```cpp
template <typename TF, typename TO, int METHOD>
static hipError_t fwd_dispatch_v(const TF *featT, const float *proj, const Coords &coords, TO *out, const Problem &p,
                                 hipStream_t s)
{
    const int Q = p.C4 / 4;
    int tstride = (Q < kGroupQuads ? Q : kGroupQuads) + 1;
    tstride |= 1;
    const size_t lds = sizeof(TapRec) * kTileVox * (size_t)p.V + sizeof(f32x4) * kTileVox * (size_t)tstride;
    const unsigned tiles = (unsigned)((p.N + kTileVox - 1) / kTileVox);
    const dim3 grid(p.gate_count && tiles > kGatedTiles ? kGatedTiles : tiles, (unsigned)p.B, (unsigned)((Q + kGroupQuads - 1) / kGroupQuads));
    auto go = [&](auto kern) -> hipError_t {
        hipError_t e = allow_dynamic_lds(reinterpret_cast<const void *>(kern), lds);
        if (e != hipSuccess) return e;
        hipLaunchKernelGGL(kern, grid, dim3(256), lds, s, featT, proj, coords, out, p.V, p.C, p.C4, p.H, p.W, p.N, tstride, make_gate(p, false),
                           p.view_count);
        return hipGetLastError();
    };
    auto go_weighted = [&](auto kern) -> hipError_t {
        hipError_t e = allow_dynamic_lds(reinterpret_cast<const void *>(kern), lds);
        if (e != hipSuccess) return e;
        hipLaunchKernelGGL(kern, grid, dim3(256), lds, s, featT, proj, coords, out, p.V, p.C, p.C4, p.H, p.W, p.N, tstride, make_gate(p, false),
                           p.view_count, p.view_weights);
        return hipGetLastError();
    };
    if (p.view_weights) {
        if constexpr (METHOD == AGG_MAX) return hipErrorNotSupported;
        else switch (p.V) {
        case 2: return go_weighted(k_fwd_gather_weighted<TF, TO, METHOD, 2>);
        case 4: return go_weighted(k_fwd_gather_weighted<TF, TO, METHOD, 4>);
        case 8: return go_weighted(k_fwd_gather_weighted<TF, TO, METHOD, 8>);
        default: return go_weighted(k_fwd_gather_weighted<TF, TO, METHOD, 0>);
        }
    }
    if (p.view_count) {
        switch (p.V) {
// ... 30 lines not shown
    if (p.confidence) return launch_fwd_gather_conf(featT, proj, coords, out, p, s);
    if (p.visible) return launch_fwd_gather_seen(featT, proj, coords, out, p, s);
    if (p.out_bf16) return p.feat_f16 ? hipErrorNotSupported : fwd_dispatch_m((const float *)featT, proj, coords, (bf16_t *)out, p, s);
    if (!p.feat_f16 && !p.out_f16) return fwd_dispatch_m((const float *)featT, proj, coords, (float *)out, p, s);
    if (p.feat_f16 && p.out_f16) return fwd_dispatch_m((const __half *)featT, proj, coords, (__half *)out, p, s);
    if (p.feat_f16 && !p.out_f16) return fwd_dispatch_m((const __half *)featT, proj, coords, (float *)out, p, s);
    return hipErrorNotSupported;
}

template <typename TF, typename TO, int METHOD>
static hipError_t bwd_dispatch_v(const TO *go_, const TF *featT, const float *proj, const Coords &coords, float *gradT,
                                 const Problem &p, hipStream_t s)
{
    const size_t lds = sizeof(TapRec) * kTileVox * (size_t)p.V + sizeof(float) * kGroupCh * (kTileVox + 1);
    const unsigned tiles = (unsigned)((p.N + kTileVox - 1) / kTileVox);
    const dim3 grid(p.gate_count && tiles > kGatedTiles ? kGatedTiles : tiles, (unsigned)p.B, (unsigned)((p.C + kGroupCh - 1) / kGroupCh));
    auto go = [&](auto kern) -> hipError_t {
        hipError_t e = allow_dynamic_lds(reinterpret_cast<const void *>(kern), lds);
        if (e != hipSuccess) return e;
        hipLaunchKernelGGL(kern, grid, dim3(256), lds, s, go_, featT, proj, coords, gradT, p.V, p.C, p.C4, p.H, p.W, p.N, make_gate(p, false),
                           p.view_count);
        return hipGetLastError();
    };
    auto go_weighted = [&](auto kern) -> hipError_t {
        hipError_t e = allow_dynamic_lds(reinterpret_cast<const void *>(kern), lds);
        if (e != hipSuccess) return e;
        hipLaunchKernelGGL(kern, grid, dim3(256), lds, s, go_, featT, proj, coords, gradT, (const int *)nullptr, p.V, p.C, p.C4, p.H, p.W, p.N,
                           make_gate(p, false), p.view_count, p.view_weights);
        return hipGetLastError();
    };
    if (p.view_weights) {
// ... 112 lines not shown
hipError_t launch_bwd_gather_det(const void *grad_out, const void *featT, const float *proj, const Coords &coords, unsigned long long *gradI,
                                 const int *kexp, const Problem &p, hipStream_t s)
{
    if (p.confidence) return launch_bwd_gather_conf_det(grad_out, featT, proj, coords, gradI, kexp, p, s);
    if (p.visible) return launch_bwd_gather_seen_det(grad_out, featT, proj, coords, gradI, kexp, p, s);
    if (p.out_bf16) return p.feat_f16 ? hipErrorNotSupported : bwd_det_dispatch_m((const bf16_t *)grad_out, (const float *)featT, proj, coords, gradI, kexp, p, s);
    if (!p.feat_f16 && !p.out_f16) return bwd_det_dispatch_m((const float *)grad_out, (const float *)featT, proj, coords, gradI, kexp, p, s);
    if (p.feat_f16 && p.out_f16) return bwd_det_dispatch_m((const __half *)grad_out, (const __half *)featT, proj, coords, gradI, kexp, p, s);
    if (p.feat_f16 && !p.out_f16) return bwd_det_dispatch_m((const float *)grad_out, (const __half *)featT, proj, coords, gradI, kexp, p, s);
    return hipErrorNotSupported;
}

hipError_t launch_to_channels_last(const void *src, void *dst, const Problem &p, hipStream_t s)
{
    const int HW = p.H * p.W;
    const dim3 grid((HW + 63) / 64, (p.C4 + 63) / 64, (unsigned)(p.B * p.V));
    const bool vec = HW % 4 == 0 && p.C4 % 4 == 0 && (reinterpret_cast<size_t>(src) | reinterpret_cast<size_t>(dst)) % 16 == 0;
    const Gate gate = make_gate(p, false);
    if (p.feat_f16) {
        if (vec) hipLaunchKernelGGL((k_to_channels_last<__half, true>), grid, dim3(256), 0, s, (const __half *)src, (__half *)dst, p.C, p.C4, HW, gate);
        else hipLaunchKernelGGL((k_to_channels_last<__half, false>), grid, dim3(256), 0, s, (const __half *)src, (__half *)dst, p.C, p.C4, HW, gate);
    } else {
        if (vec) hipLaunchKernelGGL((k_to_channels_last<float, true>), grid, dim3(256), 0, s, (const float *)src, (float *)dst, p.C, p.C4, HW, gate);
        else hipLaunchKernelGGL((k_to_channels_last<float, false>), grid, dim3(256), 0, s, (const float *)src, (float *)dst, p.C, p.C4, HW, gate);
    }
    return hipGetLastError();
}

static int quad_band_log2(const Problem &p)
{
    for (int b = 5; b >= 2; --b)
        if (((size_t)((p.C / 4) | 1) * sizeof(float4) << b) <= 64 * 1024) return b;
    return -1;
}

bool quad_to_channels_last_supported(const Problem &p)
{
    return p.C % 4 == 0 && quad_band_log2(p) >= 0 && (long long)p.B * p.V <= 65535;
}

hipError_t launch_quad_to_channels_last(const void *srcK, void *dst, const Problem &p, hipStream_t s)
{
    if (!quad_to_channels_last_supported(p)) return hipErrorNotSupported;
    const int b = quad_band_log2(p);
    const size_t lds = (size_t)((p.C / 4) | 1) * sizeof(float4) << b;
    const dim3 grid((unsigned)(p.W * ((p.H + (1 << b) - 1) >> b)), (unsigned)(p.B * p.V));
    if (p.feat_f16) hipLaunchKernelGGL(k_quad_to_channels_last<__half>, grid, dim3(256), lds, s, (const float4 *)srcK, (__half *)dst, p.C, p.H, p.W, b, make_gate(p, false));
    else hipLaunchKernelGGL(k_quad_to_channels_last<float>, grid, dim3(256), lds, s, (const float4 *)srcK, (float *)dst, p.C, p.H, p.W, b, make_gate(p, false));
    return hipGetLastError();
}

hipError_t launch_grad_to_planar(const float *srcT, void *dst, const Problem &p, hipStream_t s)
{
    const int HW = p.H * p.W;
    const dim3 grid((HW + 63) / 64, (p.C4 + 63) / 64, (unsigned)(p.B * p.V));
    if (p.feat_f16) hipLaunchKernelGGL(k_grad_to_planar<__half>, grid, dim3(256), 0, s, srcT, (__half *)dst, p.C, p.C4, HW, make_gate(p, false));
    else hipLaunchKernelGGL(k_grad_to_planar<float>, grid, dim3(256), 0, s, srcT, (float *)dst, p.C, p.C4, HW, make_gate(p, false));
    return hipGetLastError();
}

hipError_t launch_grad_cast(const float *srcT, void *dst, const Problem &p, hipStream_t s)
{
    const long long n = (long long)p.B * p.V * p.H * p.W * p.C4;
// ... 146 lines not shown
```

Measured before the change: 9554.

## Parallelize geometry gate per-wave, drop memset, and persist gated kernel grids

The brick gate kernel now assigns one wave per brick, with 8 lanes covering corners and 8 view slots, and reduces across lanes with shuffles. Each block writes a partial count, which removes the atomic and the separate hipMemsetAsync launch. Gated-off fallback kernels (gather, channels-last transposes) now launch a persistent grid capped at CUs×8 and walk the logical blocks, so fewer dead blocks are launched when the gate turns them off. The cost is that gated_off now reads up to 64 partial counts per block instead of one int, and persistent loops need extra barriers.

```diff
diff --git a/multiviewhmr_amd/csrc/brick_common.h b/multiviewhmr_amd/csrc/brick_common.h
--- a/multiviewhmr_amd/csrc/brick_common.h
+++ b/multiviewhmr_amd/csrc/brick_common.h
@@ -21,6 +21,8 @@
     t.share = t.hx * t.hy * t.hz;
     return t;
 }
+
+constexpr int kGatedBlocksPerCU = 8;
 
 constexpr int kAbsentSlot = 64;
 constexpr float kAbsentSample = -3.4028234663852886e38f;
diff --git a/multiviewhmr_amd/csrc/capi.hip b/multiviewhmr_amd/csrc/capi.hip
--- a/multiviewhmr_amd/csrc/capi.hip
+++ b/multiviewhmr_amd/csrc/capi.hip
@@ -7,6 +7,7 @@
 #include <mutex>
 #include <unordered_map>
 
+#include "brick_common.h"
 #include "device_common.h"
 #include "kernels.h"
 
@@ -32,6 +33,22 @@
     e = hipFuncSetAttribute(kernel, hipFuncAttributeMaxDynamicSharedMemorySize, (int)bytes);
     if (e == hipSuccess) granted[key] = bytes;
     return e;
+}
+
+unsigned gated_block_cap()
+{
+    static std::mutex mu;
+    static std::unordered_map<int, unsigned> cus;
+    int dev = 0;
+    if (hipGetDevice(&dev) != hipSuccess) return 0;
+    std::lock_guard<std::mutex> lock(mu);
+    auto it = cus.find(dev);
+    if (it == cus.end()) {
+        int n = 0;
+        if (hipDeviceGetAttribute(&n, hipDeviceAttributeMultiprocessorCount, dev) != hipSuccess || n < 1) return 0;
+        it = cus.emplace(dev, (unsigned)n).first;
+    }
+    return it->second * kGatedBlocksPerCU;
 }
 }
 
@@ -150,15 +167,16 @@
 constexpr size_t kGateBytes = 256;
 size_t conv_bytes(const Problem &p) { const size_t a = featT_bytes(p), b = brick_workspace_bytes(p); return a > b ? a : b; }
 
+static_assert(kGateParts * sizeof(int) == kGateBytes, "one int per block of k_brick_gate");
+
 int arm_gate(Problem &p, unsigned char *at, const float *proj, const Coords &coords, const GateGeom &g, hipStream_t s)
 {
     int *count = reinterpret_cast<int *>(at);
-    hipError_t e = hipMemsetAsync(count, 0, sizeof(int), s);
-    if (e != hipSuccess) return fail(MVHMR_ERR_LAUNCH, "geometry gate clear: %s", hipGetErrorString(e));
-    e = launch_brick_gate(proj, coords, count, g, p, s);
+    const hipError_t e = launch_brick_gate(proj, coords, count, g, p, s);
     if (e != hipSuccess) return fail(MVHMR_ERR_LAUNCH, "geometry gate: %s", hipGetErrorString(e));
     p.gate_count = count;
     p.gate_limit = brick_count(p, g) / 8;
+    p.gate_parts = gate_parts(brick_count(p, g));
     return MVHMR_OK;
 }
 
@@ -605,16 +623,18 @@
     Coords coords;
     if (!proj || make_coords(v, p, &coords) != MVHMR_OK) { fail(MVHMR_ERR_INVALID_ARGUMENT, v.cuboid ? "null pointer" : "proj / coords must be non-null"); return -1; }
     hipStream_t s = static_cast<hipStream_t>(hip_stream);
-    int *count = nullptr, host = 0;
-    if (hipMalloc(&count, sizeof(int)) != hipSuccess) { fail(MVHMR_ERR_LAUNCH, "query: allocation failed"); return -1; }
-    hipError_t e = hipMemsetAsync(count, 0, sizeof(int), s);
+    int *count = nullptr, host[kGateParts];
+    if (hipMalloc(&count, kGateBytes) != hipSuccess) { fail(MVHMR_ERR_LAUNCH, "query: allocation failed"); return -1; }
     const GateGeom g = brick_fwd_gate_geom(p);
-    if (e == hipSuccess) e = launch_brick_gate(proj, coords, count, g, p, s);
-    if (e == hipSuccess) e = hipMemcpyAsync(&host, count, sizeof(int), hipMemcpyDeviceToHost, s);
+    const int parts = gate_parts(brick_count(p, g));
+    hipError_t e = launch_brick_gate(proj, coords, count, g, p, s);
+    if (e == hipSuccess) e = hipMemcpyAsync(host, count, parts * sizeof(int), hipMemcpyDeviceToHost, s);
     if (e == hipSuccess) e = hipStreamSynchronize(s);
     (void)hipFree(count);
     if (e != hipSuccess) { fail(MVHMR_ERR_LAUNCH, "query: %s", hipGetErrorString(e)); return -1; }
-    return host <= brick_count(p, g) / 8 ? MVHMR_VARIANT_BRICK : MVHMR_VARIANT_GATHER;
+    int overflowing = 0;
+    for (int i = 0; i < parts; ++i) overflowing += host[i];
+    return overflowing <= brick_count(p, g) / 8 ? MVHMR_VARIANT_BRICK : MVHMR_VARIANT_GATHER;
 }
 
 int run_forward(const mvhmr_unproject_desc *desc, const VolumeSource &v, const void *features, const float *proj, const Views &views, void *out,
diff --git a/multiviewhmr_amd/csrc/device_common.h b/multiviewhmr_amd/csrc/device_common.h
--- a/multiviewhmr_amd/csrc/device_common.h
+++ b/multiviewhmr_amd/csrc/device_common.h
@@ -9,8 +9,28 @@
 __device__ __forceinline__ bool gated_off(const Gate &g)
 {
     if (!g.count) return false;
-    const bool brick = __builtin_nontemporal_load(g.count) <= g.limit;
+    const int4 *c = reinterpret_cast<const int4 *>(g.count);
+    int4 v[kGateParts / 4];
+#pragma unroll
+    for (int i = 0; i < kGateParts / 4; ++i) v[i] = c[i];
+    int sum = 0;
+#pragma unroll
+    for (int i = 0; i < kGateParts / 4; ++i) {
+        sum += i == 0 || 4 * i < g.parts ? v[i].x : 0;
+        sum += 4 * i + 1 < g.parts ? v[i].y : 0;
+        sum += 4 * i + 2 < g.parts ? v[i].z : 0;
+        sum += 4 * i + 3 < g.parts ? v[i].w : 0;
+    }
+    const bool brick = sum <= g.limit;
     return brick != (g.wants_brick != 0);
+}
+
+__device__ __forceinline__ unsigned walk_end(const Walk &w) { return w.nx ? w.nx * w.ny * w.nz : blockIdx.x + 1; }
+__device__ __forceinline__ uint3 walk_at(const Walk &w, unsigned blk)
+{
+    if (!w.nx) return make_uint3(blockIdx.x, blockIdx.y, blockIdx.z);
+    const unsigned row = blk / w.nx;
+    return make_uint3(blk - row * w.nx, row % w.ny, row / w.ny);
 }
 
 
diff --git a/multiviewhmr_amd/csrc/gate.h b/multiviewhmr_amd/csrc/gate.h
--- a/multiviewhmr_amd/csrc/gate.h
+++ b/multiviewhmr_amd/csrc/gate.h
@@ -1,11 +1,18 @@
 #pragma once
 
 namespace mvhmr {
+
+constexpr int kGateParts = 64;
 
 struct Gate {
     const int *count;
     int limit;
     int wants_brick;
+    int parts;
+};
+
+struct Walk {
+    unsigned nx, ny, nz;
 };
 
 struct Coords {
diff --git a/multiviewhmr_amd/csrc/kernels.h b/multiviewhmr_amd/csrc/kernels.h
--- a/multiviewhmr_amd/csrc/kernels.h
+++ b/multiviewhmr_amd/csrc/kernels.h
@@ -17,6 +17,7 @@
     int feat_log2e = 0;
     const int *gate_count = nullptr;
     int gate_limit = 0;
+    int gate_parts = 0;
     const int *view_count = nullptr;
     const float *view_weights = nullptr;
     int masked = 0;
@@ -29,8 +30,17 @@
     const float *lens = nullptr;
 };
 
-inline Gate make_gate(const Problem &p, bool wants_brick) { return Gate{p.gate_count, p.gate_limit, wants_brick ? 1 : 0}; }
+inline Gate make_gate(const Problem &p, bool wants_brick) { return Gate{p.gate_count, p.gate_limit, wants_brick ? 1 : 0, p.gate_parts}; }
 
+unsigned gated_block_cap();
+inline dim3 walk_grid(const Problem &p, const dim3 &logical, Walk *w)
+{
+    const unsigned long long n = (unsigned long long)logical.x * logical.y * logical.z;
+    const unsigned cap = p.gate_count ? gated_block_cap() : 0;
+    if (!cap || n <= cap || n > 0x7fffffffull) { *w = Walk{0, 0, 0}; return logical; }
+    *w = Walk{logical.x, logical.y, logical.z};
+    return dim3(cap);
+}
 
 hipError_t allow_dynamic_lds(const void *kernel, size_t bytes);
 unsigned long long dynamic_lds_cache_key(int device, const void *kernel);
@@ -86,6 +96,7 @@
 GateGeom brick_bwd_gate_geom(const Problem &p);
 hipError_t launch_brick_gate(const float *proj, const Coords &coords, int *count, const GateGeom &g, const Problem &p, hipStream_t s);
 int brick_count(const Problem &p, const GateGeom &g);
+int gate_parts(int bricks);
 
 hipError_t launch_bwd_brick(const void *featK, const void *grad_out, const float *proj, const Coords &coords, float *gradK,
                             const Problem &p, hipStream_t s);
diff --git a/multiviewhmr_amd/csrc/unproject_brick_fwd.hip b/multiviewhmr_amd/csrc/unproject_brick_fwd.hip
--- a/multiviewhmr_amd/csrc/unproject_brick_fwd.hip
+++ b/multiviewhmr_amd/csrc/unproject_brick_fwd.hip
@@ -186,60 +186,99 @@
     return ((p.X + g.bx - 1) / g.bx) * ((p.Y + g.by - 1) / g.by) * ((p.Z + g.bz - 1) / g.bz) * p.B;
 }
 
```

#### Problem requirements:
From the listing above, copy every line that holds the string "tiles".

#### Answer for the task:
    const unsigned tiles = (unsigned)((p.N + kTileVox - 1) / kTileVox);
    const dim3 grid(p.gate_count && tiles > kGatedTiles ? kGatedTiles : tiles, (unsigned)p.B, (unsigned)((Q + kGroupQuads - 1) / kGroupQuads));
    const unsigned tiles = (unsigned)((p.N + kTileVox - 1) / kTileVox);
    const dim3 grid(p.gate_count && tiles > kGatedTiles ? kGatedTiles : tiles, (unsigned)p.B, (unsigned)((p.C + kGroupCh - 1) / kGroupCh));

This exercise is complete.